Hier l’Oms avait mon­tré une réticence manifeste sur le Covid organic mais aujourd’hui, l’Organi­sa­tion mondiale de la santé fait recours à la médecine traditionnelle en mettant en place une commission composée d’éminents experts pour réfléchir sur une stratégie afin de venir à bout de la pandémie du Covid-19. Qu’en pensez-vous ?
Comme je l’avais dit dans une station radio de la place, l’Oms ne peut pas vouloir une chose et son contraire. Dans sa stratégie pour la médecine traditionnelle 2013-2024, l’Oms se donne pour objectifs d’aider les Etats membres à mettre à profit la contribution potentielle de la médecine traditionnelle à la santé, au bien-être et aux soins de santé axés sur la personne, favoriser un recours sûr et efficace aux produits et aux pratiques des praticiens de la médecine traditionnelle ; par leur réglementation, leur évaluation et leur intégration dans les systèmes de santé, s’il y a lieu. Sur ce registre je tiens à rappeler que l’Organi­sation ouest-africaine de la santé (Ooas), institution spécialisée de la Cedeao, qui, dans sa mission d’appui aux pays de la sous-région en matière de prestation de soins de santé, a élaboré deux pharmacopées des plantes médicinales de l’Afrique de l’Ouest. L’une résume la base scientifique de 54 plantes communes validée et adoptée par l’Oms Afro.
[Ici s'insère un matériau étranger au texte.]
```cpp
int main(int argc, char** argv) {
  const int rounds = argc > 1 ? std::atoi(argv[1]) : 15;
  const int64_t M = 203769, F = 166, LD = 336, NR = 128;
  const int64_t rpb = ceil_div(ceil_div(M, 32), 256) * 32;
  const int b_lo = 100, b_hi = 150;
  std::vector<float> hx(M * LD, 0.f);
  {
    std::mt19937 g(1);
    std::normal_distribution<float> d(0.f, 1.f);
    for (int64_t r = 0; r < M; ++r)
      for (int c = 0; c < F; ++c) {
        hx[r * LD + c] = d(g) * 0.7f;
        hx[r * LD + 168 + c] = d(g);
      }
  }
  auto up = [](const std::vector<float>& h) {
    float* p;
    CK(hipMalloc(&p, h.size() * 4));
    CK(hipMemcpy(p, h.data(), h.size() * 4, hipMemcpyHostToDevice));
    return p;
  };
  float* xa = up(hx);
  uint16_t* imh;
  CK(hipMalloc(&imh, 2 * M * LD * 2));
  split_h2_kernel<<<(unsigned)ceil_div(M * LD / 2, 256), 256>>>(xa, M * LD / 2, imh, M * LD);
  std::vector<float> hp(4 * NR), hh(M * NR), hdz(M * 4, 0.f);
  const int64_t nf = ceil_div(M, 16);
  std::vector<uint8_t> hfl((nf + 15) / 16 * 16, 0);
  {
    std::mt19937 g(5);
    std::normal_distribution<float> d(0.f, 1.f);
    for (auto& v : hp) v = d(g);
    for (auto& v : hh) v = d(g);
    for (int64_t r = b_lo * rpb; r < std::min(M, b_hi * rpb); ++r) {
      for (int q = 0; q < 4; ++q) hdz[r * 4 + q] = d(g) * 1e-5f;
      hfl[r / 16] = 1;
    }
  }
  float *proj = up(hp), *dh = up(hh), *ddz = up(hdz);
  uint8_t* dfl;
  CK(hipMalloc(&dfl, hfl.size()));
  CK(hipMemcpy(dfl, hfl.data(), hfl.size(), hipMemcpyHostToDevice));

  const int64_t nout = NR * 332 + NR + 4 * NR + 4;
  const int64_t stride = (nout + 63) / 64 * 64;
  float *slab, *out;
  CK(hipMalloc(&slab, NRB * stride * 4));
  CK(hipMalloc(&out, stride * 4));
  TNArgs ta{};
  ta.M = M; ta.Nr = NR; ta.dz = ddz; ta.lddz = 4; ta.proj = proj; ta.nproj = 4; ta.h = dh; ta.ldh = NR; ta.hscale = 2.f;
  ta.k1 = F; ta.k2 = F; ta.slab = slab; ta.slab_stride = stride; ta.rows_per_block = rpb;
  ta.ap = imh; ta.ap_ld = LD; ta.ap_col2 = 168; ta.ap_ps = M * LD; ta.ap_h2 = 1;
  ta.dz_active = dfl;
  TNArgs te = ta;
  te.slab_empty = 1;
  const unsigned rb = (unsigned)ceil_div(ceil_div(nout, 4), kRedOut);

  struct V { const char* name; void (*f)(const TNArgs&); bool empty; std::vector<float> t; bool ablation = false; };
  std::vector<V> vs = {
      {"TN first form (1 block / row block, ring 1)", tn<0, 1, 1>, false, {}},
      {"TN first form, no MFMA", tn<1, 1, 1>, false, {}, true},
      {"TN first form, no staging", tn<2, 1, 1>, false, {}, true},
      {"TN first form, empty slabs skipped", tn<0, 1, 1>, true, {}},
      {"TN ring 2", tn<0, 1, 2>, false, {}},
      {"TN ring 3", tn<0, 1, 3>, false, {}},
      {"TN split 2 ring 2", tn<0, 2, 2>, false, {}},
      {"TN split 2 ring 3", tn<0, 2, 3>, false, {}},
      {"TN split 3 ring 3", tn<0, 3, 3>, false, {}},
      {"TN split 4 ring 1", tn<0, 4, 1>, false, {}},
      {"TN split 4 ring 2", tn<0, 4, 2>, false, {}},
      {"TN split 4 ring 3", tn<0, 4, 3>, false, {}},
      {"TN split 4 ring 4", tn<0, 4, 4>, false, {}},
      {"TN split 4 ring 3, empty slabs skipped", tn<0, 4, 3>, true, {}},
      {"TN split 3 ring 1", tn<0, 3, 1>, false, {}},
      {"TN split 3 ring 1, empty slabs skipped", tn<0, 3, 1>, true, {}},
      {"TN split 4 ring 1, empty slabs skipped", tn<0, 4, 1>, true, {}},
      {"TN split 4 ring 1, no MFMA", tn<1, 4, 1>, false, {}, true},
      {"TN split 4 ring 1, no staging", tn<2, 4, 1>, false, {}, true},
  };
  const size_t nsl = (size_t)NRB * stride;
  std::vector<float> r0(nsl), r1(nsl);
  for (size_t v = 0; v < vs.size(); ++v) {
    if (vs[v].ablation) continue;
    CK(hipMemset(slab, 0, nsl * 4));
    vs[v].f(vs[v].empty ? te : ta);
    CK(hipDeviceSynchronize());
    CK(hipMemcpy((v ? r1 : r0).data(), slab, nsl * 4, hipMemcpyDeviceToHost));
    if (!v) continue;
    size_t ndiff = 0;
    for (int b = 0; b < NRB; ++b)
      for (int64_t j = 0; j < nout; ++j) ndiff += std::memcmp(&r0[b * stride + j], &r1[b * stride + j], 4) != 0;
    std::printf("%-48s %zu slab words differ from the first form's\n", vs[v].name, ndiff);
  }
  hipEvent_t e0, e1;
  CK(hipEventCreate(&e0));
  CK(hipEventCreate(&e1));
  std::vector<float> tred[2];
  for (int r = 0; r < rounds + 2; ++r) {
    for (auto& v : vs) {
      CK(hipEventRecord(e0));
      v.f(v.empty ? te : ta);
      CK(hipEventRecord(e1));
      CK(hipEventSynchronize(e1));
      float ms;
      CK(hipEventElapsedTime(&ms, e0, e1));
      if (r >= 2) v.t.push_back(ms * 1e3f);
    }
    for (int em = 0; em < 2; ++em) {
      CK(hipEventRecord(e0));
      if (em) slab_reduce_kernel<true><<<rb, 256>>>(slab, stride, NRB, out, nout, SqOut{});
      else slab_reduce_kernel<false><<<rb, 256>>>(slab, stride, NRB, out, nout, SqOut{});
      CK(hipEventRecord(e1));
      CK(hipEventSynchronize(e1));
      float ms;
      CK(hipEventElapsedTime(&ms, e0, e1));
      if (r >= 2) tred[em].push_back(ms * 1e3f);
    }
  }
  auto med = [](std::vector<float>& t) {
    std::sort(t.begin(), t.end());
    return t[t.size() / 2];
  };
  for (auto& v : vs) std::printf("%-48s %7.1f us (min %.1f)\n", v.name, med(v.t), v.t[0]);
  std::printf("%-48s %7.1f us (min %.1f)\n", "slab reduce, every slab read", med(tred[0]), tred[0][0]);
  std::printf("%-48s %7.1f us (min %.1f)\n", "slab reduce, empty slabs skipped", med(tred[1]), tred[1][0]);
  return 0;
}
```

include/gnnmp.h:

```cpp
#ifndef GNNMP_H_
#define GNNMP_H_

#include <stddef.h>
#include <stdint.h>

#ifdef __cplusplus
extern "C" {
#endif

#define GNNMP_ABI_VERSION 32

typedef struct ihipStream_t* gnn_stream_t;

typedef enum {
  GNN_OK = 0,
  GNN_ERR_INVALID_ARG = 1,
  GNN_ERR_INDEX_OUT_OF_RANGE = 2,
  GNN_ERR_HIP = 3,
  GNN_ERR_WORKSPACE = 4,
  GNN_ERR_UNSUPPORTED = 5
} gnn_status;

typedef enum {
  GNN_LOOPS_KEEP = 0,
  GNN_LOOPS_REPLACE = 1
} gnn_loop_mode;

typedef struct {
  int32_t seg_len;
  int32_t reserved;
  int64_t num_long;
  int64_t num_pieces;
  const int32_t* ptr;
  const int32_t* nbr;
  const int32_t* piece0;
  const int32_t* piece_seg;
  const int32_t* long_seg;
  const int32_t* order;
} gnn_split;

typedef struct {
  int64_t num_nodes;
  int64_t num_slots;
  const int32_t* rowptr;
  const int32_t* col;
  const int32_t* colptr;
  const int32_t* row;
  const int32_t* csc2csr;
  const gnn_split* csr_split;
  const gnn_split* csc_split;
} gnn_graph;

int gnn_abi_version(void);
const char* gnn_status_string(gnn_status s);
const char* gnn_last_error(void);

gnn_status gnn_graph_workspace_size(int64_t num_nodes, int64_t num_edges, size_t* bytes);

gnn_status gnn_graph_build(const int64_t* edge_index, int64_t num_edges, int64_t num_nodes,
                           gnn_loop_mode loops, int32_t* rowptr, int32_t* col, int32_t* csr_eid,
                           int32_t* colptr, int32_t* row, int32_t* csc2csr, int32_t* stats,
                           void* workspace, size_t workspace_bytes, gnn_stream_t stream);

gnn_status gnn_split_workspace_size(int64_t num_segs, size_t* bytes);
gnn_status gnn_split_count(const int32_t* ptr, int64_t num_segs, int32_t seg_len, int64_t* counts,
                           gnn_stream_t stream);
gnn_status gnn_split_build(const int32_t* ptr, const int32_t* nbr, int64_t num_segs, int32_t seg_len,
                           int32_t* tptr, int32_t* tnbr, int32_t* piece0, int32_t* piece_seg,
                           int32_t* long_seg, int32_t* order, void* workspace, size_t workspace_bytes,
                           gnn_stream_t stream);

gnn_status gnn_in_degree_f32(const gnn_graph* g, float* deg, gnn_stream_t stream);

gnn_status gnn_gcn_norm_f32(const gnn_graph* g, float* dinv, gnn_stream_t stream);

typedef enum {
  GNN_AGG_SUM = 0,
  GNN_AGG_MEAN = 1,
  GNN_AGG_MEAN_BWD = 2,
  GNN_AGG_GCN = 3,
  GNN_AGG_EDGE_W = 4
} gnn_agg_mode;

typedef struct {
  gnn_agg_mode mode;
  int32_t transpose;
  const float* nodew;
  const float* ew;
  int32_t heads;
  const float* addend;
  int64_t ld_add;
  const float* bias;
  int32_t relu;
  float* part;
  size_t part_bytes;
  float dropout_p;
  uint64_t seed;
  const int64_t* seed_ptr;
  const float* addend2;
  int64_t ld_add2;
} gnn_agg_params;

gnn_status gnn_aggregate_f32(const gnn_graph* g, const gnn_agg_params* p, const float* x,
                             int64_t ldx, int64_t F, float* y, int64_t ldy, gnn_stream_t stream);

#define GNN_ACTIVE_ROWS 16

typedef struct {
  uint8_t* row_active;
  const float* active_with;
  int64_t ld_active_with;
  int32_t active_with_cols;
} gnn_agg_active;

gnn_status gnn_aggregate_active_f32(const gnn_graph* g, const gnn_agg_params* p, const float* x, int64_t ldx,
                                    int64_t F, float* y, int64_t ldy, const gnn_agg_active* act,
                                    gnn_stream_t stream);

gnn_status gnn_aggregate_bf16(const gnn_graph* g, const gnn_agg_params* p, const void* x, int64_t ldx,
                              int64_t F, void* y, int64_t ldy, gnn_stream_t stream);

gnn_status gnn_split_planes_f32(const float* x, int64_t ldx, int64_t rows, int64_t F, void* img, int64_t ld,
                                int64_t plane_stride, int64_t col0, int64_t width, gnn_stream_t stream);
gnn_status gnn_sage_mean_fwd_planes(const gnn_graph* g, const float* deg, const float* x, int64_t ldx, int64_t F,
                                    void* img, int64_t ld, int64_t plane_stride, int64_t width,
                                    gnn_stream_t stream);

gnn_status gnn_split_h2_f32(const float* x, int64_t ldx, int64_t rows, int64_t F, void* img, int64_t ld,
                            int64_t plane_stride, int64_t col0, int64_t width, int32_t scale_exp,
                            gnn_stream_t stream);
struct gnn_gemm_nt_params;
gnn_status gnn_sage_mean_fwd_h2(const gnn_graph* g, const float* deg, const float* x, int64_t ldx, int64_t F,
                                void* img, int64_t ld, int64_t plane_stride, int64_t width, int32_t scale_exp,
                                uint32_t* keep_mask, int64_t mask_cols, float dropout_p, uint64_t seed,
                                const uint64_t* seed_ptr, const struct gnn_gemm_nt_params* prep_b,
                                const gnn_split* hub, gnn_stream_t stream);
typedef enum {
  GNN_PLANES_SPLIT_BF16 = 0,
  GNN_PLANES_HALF_PAIR = 1
} gnn_planes_format;

gnn_status gnn_sage_out_mean_ce_f32(const gnn_graph* g, const float* deg, const float* z, int64_t ldz, int32_t C,
                                    const float* bias, float* logits, int64_t ldo, const int64_t* y,
                                    const uint8_t* mask, const float* class_w, float inv_denom, float* dlogits,
                                    int64_t ld_d, float* u, int64_t ldu, float* colsum, float* loss, void* workspace,
                                    size_t workspace_bytes, gnn_stream_t stream);

gnn_status gnn_sage_mean_fwd_f32(const gnn_graph* g, const float* deg, const float* x, int64_t ldx,
                                 int64_t F, float* out, int64_t ldo, gnn_stream_t stream);
gnn_status gnn_sage_mean_bwd_f32(const gnn_graph* g, const float* deg, const float* dout,
                                 int64_t ld_dout, int64_t F, float* dx, int64_t ld_dx,
                                 gnn_stream_t stream);

gnn_status gnn_edge_dot_f32(const gnn_graph* g, const int32_t* eid, const float* nodew, const float* a,
                            int64_t lda, const float* b, int64_t ldb, int64_t F, float* out,
                            gnn_stream_t stream);

gnn_status gnn_gat_scores_f32(int64_t N, int32_t H, int32_t C, const float* xh, int64_t ld_xh,
                              const float* att_src, const float* att_dst, float* a_src,
                              float* a_dst, gnn_stream_t stream);

gnn_status gnn_gat_fwd_f32(const gnn_graph* g, int32_t H, int32_t C, int32_t concat, float slope,
                           const float* xh, int64_t ld_xh, const float* a_src, const float* a_dst,
                           const float* bias, float* alpha, float* out, int64_t ldo,
                           gnn_stream_t stream);

typedef enum { GNN_ACT_NONE = 0, GNN_ACT_ELU = 1 } gnn_act;
typedef struct {
  int32_t heads, chans, concat;
  float slope;
  const float* xh; int64_t ld_xh;
  const float* att_src; const float* att_dst;
  const float* bias;
  gnn_act act;
  float dropout_p;
  uint64_t seed; const uint64_t* seed_ptr;
  float* a_src; float* a_dst;
  float* alpha;
  float* out; int64_t ldo;
  const float* edge_w;
  const float* proj; int32_t nproj;
  float* z; int64_t ldz;
} gnn_gat_fwd_params;
gnn_status gnn_gat_fwd_fused_f32(const gnn_graph* g, const gnn_gat_fwd_params* p, gnn_stream_t stream);
gnn_status gnn_gat_out_ce_f32(const gnn_graph* g, const gnn_gat_fwd_params* p, const int64_t* y, const uint8_t* mask,
                              const float* class_w, float inv_denom, float* dlogits, int64_t ld_d, float* colsum,
                              float* loss, void* workspace, size_t workspace_bytes, gnn_stream_t stream);
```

La deuxième pharmacopée concerne le traitement des nouvelles maladies émergentes et l’inventaire des plantes médicinales à efficacité prouvée. Il s’y ajoute l’Organisation africaine de la propriété intellectuelle (Oapi), sous la commande de l’Organisation mondiale de la propriété intellectuelle et de l’Oms, a produit deux documents : un référentiel d’harmonisation des procédures d’homologation des médicaments traditionnels améliorés et un référentiel d’harmonisation des procédures d’identification des praticiens de la médecine traditionnelle dont j’étais le président de la commission. Ces documents ont été validés par les ministres de la Santé et les ministres de l’Industrie et des mines des 17 pays de l’Oapi à Bamako.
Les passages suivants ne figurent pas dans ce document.